Using a monomer potential energy surface to perform approximate path integral molecular dynamics simulation of ab initio water at near-zero added cost

Abstract

It is now established that nuclear quantum motion plays an important role in determining water's hydrogen bonding, structure, and dynamics. Such effects are important to include in density functional theory (DFT) based molecular dynamics simulation of water. The standard way of treating nuclear quantum effects, path integral molecular dynamics (PIMD), multiplies the number of energy/force calculations by the number of beads required. In this work we introduce a method whereby PIMD can be incorporated into a DFT simulation with little extra cost and little loss in accuracy.
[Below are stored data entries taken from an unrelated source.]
template <int B, int R, int K>
struct SadCfg {
    static_assert(B % 4 == 0 && R % 4 == 0, "tile origin must stay dword aligned");
    static_assert(B * B * 255 <= 65535, "packed u16 SAD accumulators would overflow");
    static constexpr int NCAND = 2 * R + 1;
    static constexpr int NG = (NCAND + 3) / 4;
    static constexpr int NC = (NCAND + K - 1) / K;
    static constexpr int T = NG * NC;
    static constexpr int PASSES = (T + 63) / 64;
    static constexpr int BW = B / 4;
// ... 226 lines not shown
    asm volatile("" : "+v"(base));
    (strip_row<B, R, I0, RR>(acc, c, lds, base), ...);
}

#ifndef OFPS_SAD_COLKEYS
#define OFPS_SAD_COLKEYS 2
#endif
constexpr int kSadColKeys = OFPS_SAD_COLKEYS;
constexpr int kColSlotDwords = kSadColKeys == 2 ? 4 * 64 : 0;

template <int B, int R, int I0>
__device__ __forceinline__ void strip_pass(const uint32_t (&c)[B][B / 4], const uint32_t* lds, uint32_t tile_off,
                                           const uint32_t (&colk)[4], const uint32_t (&colk_pos)[4], int y0, int H, uint32_t& bkey, int& bi,
                                           uint32_t (&colmin)[4], uint32_t* amin) {
    using C = StripCfg<B, R>;
    unsigned long long acc[C::NP];
#pragma unroll
    for (int ii = 0; ii < C::NP; ++ii) acc[ii] = 0;
    constexpr int ROWS = ((I0 + C::NP < C::NCAND ? C::NP : C::NCAND - I0) + B - 1);
    strip_rows<B, R, I0>(acc, c, lds, tile_off, std::make_integer_sequence<int, ROWS>{});
#pragma unroll
    for (int ii = 0; ii < C::NP; ++ii) asm volatile("" : "+v"(acc[ii]));
    if constexpr (kSadColKeys != 0 && (C::RANK_KEY || C::COMPACT_KEY)) {
        auto low_of = [&](int ii) -> uint32_t {
            const int i = I0 + ii, dy = -R + i;
            const bool ok = i < C::NCAND && y0 + dy >= 0 && y0 + dy + B <= H;
            return ok ? (uint32_t)(C::RANK_KEY ? ((dy * dy) << 1 | (dy > 0 ? 1 : 0)) : ((dy * dy) << 6 | i)) : 0xFFFFFFFFu;
        };
        uint32_t hmask = 0xFFFF0000u;
        asm volatile("" : "+v"(hmask));
        auto keys_of = [&](int ii, uint32_t low, uint32_t (&k)[4]) {
            const uint32_t lo = (uint32_t)acc[ii], hi = (uint32_t)(acc[ii] >> 32);
            k[0] = (lo << 16) | low; k[1] = (lo & hmask) | low; k[2] = (hi << 16) | low; k[3] = (hi & hmask) | low;
        };
        if constexpr (kSadColKeys == 1) {
#pragma unroll
            for (int ii = 0; ii < C::NP; ii += 2) {
                if (I0 + ii >= C::NCAND) break;
                uint32_t ka[4], kb[4];
                keys_of(ii, low_of(ii), ka);
                if (ii + 1 < C::NP && I0 + ii + 1 < C::NCAND) {
                    keys_of(ii + 1, low_of(ii + 1), kb);
#pragma unroll
                    for (int j = 0; j < 4; ++j)
                        asm("v_min3_u32 %0, %1, %2, %3" : "=v"(colmin[j]) : "v"(colmin[j]), "v"(ka[j]), "v"(kb[j]));
                } else {
#pragma unroll
                    for (int j = 0; j < 4; ++j) colmin[j] = min(colmin[j], ka[j]);
                }
            }
        } else {
#pragma unroll
            for (int ii = 0; ii < C::NP; ++ii) {
                if (I0 + ii >= C::NCAND) break;
                uint32_t k[4];
                keys_of(ii, low_of(ii), k);
#pragma unroll
                for (int j = 0; j < 4; ++j) __hip_atomic_fetch_min(amin + 64 * j, k[j], __ATOMIC_RELAXED, __HIP_MEMORY_SCOPE_WAVEFRONT);
            }
        }
        return;
    }
#pragma unroll
    for (int ii = 0; ii < C::NP; ++ii) {
        const int i = I0 + ii;
        const int dy = -R + i;
        if (i < C::NCAND && y0 + dy >= 0 && y0 + dy + B <= H) {
            const uint32_t lo = (uint32_t)acc[ii], hi = (uint32_t)(acc[ii] >> 32);
            const uint32_t (&ck)[4] = (C::RANK_KEY && dy > 0) ? colk_pos : colk;
            const uint32_t k0 = (lo << 16) | ck[0];
            const uint32_t k1 = (lo & 0xFFFF0000u) | ck[1];
            const uint32_t k2 = (hi << 16) | ck[2];
            const uint32_t k3 = (hi & 0xFFFF0000u) | ck[3];
            if constexpr (C::RANK_KEY) {
                bkey = min(bkey, __builtin_elementwise_add_sat(min(min(k0, k1), min(k2, k3)), (uint32_t)((dy * dy) << 3)));
            } else if constexpr (C::COMPACT_KEY) {
                const uint32_t m = __builtin_elementwise_add_sat(min(min(k0, k1), min(k2, k3)), (uint32_t)((dy * dy) << 6 | i));
                bkey = min(bkey, m);
            } else {
                const uint32_t m = __builtin_elementwise_add_sat(min(min(k0, k1), min(k2, k3)), (uint32_t)(dy * dy));
                const bool lt = m < bkey;
                bkey = lt ? m : bkey;
                bi = lt ? i : bi;
            }
        }
    }
}

template <int B, int R, int... S>
__device__ __forceinline__ void strip_passes(const uint32_t (&c)[B][B / 4], const uint32_t* lds, uint32_t tile_off,
                                             const uint32_t (&colk)[4], const uint32_t (&colk_pos)[4], int y0, int H, uint32_t& bkey, int& bi,
                                             uint32_t (&colmin)[4], uint32_t* amin, std::integer_sequence<int, S...>) {
    (strip_pass<B, R, S * StripCfg<B, R>::NP>(c, lds, tile_off, colk, colk_pos, y0, H, bkey, bi, colmin, amin), ...);
}

constexpr int kStripWaves = 4;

The method is based on the many body expansion of the energy and has the benefit of including a monomer level correction to the DFT energy. Our method calculates intramolecular forces using the highly accurate monomer potential energy surface developed by Partridge–Schwenke, which is cheap to evaluate. Intermolecular forces and energies are calculated with DFT only once per timestep using the centroid positions. We show how our method may be used in conjunction with a multiple time step algorithm for an additional speedup and how it relates to ring polymer contraction and other schemes that have been introduced recently to speed up PIMD simulations. We show that our method, which we call “monomer PIMD”, correctly captures changes in the structure of water found in a full PIMD simulation but at much lower computational cost.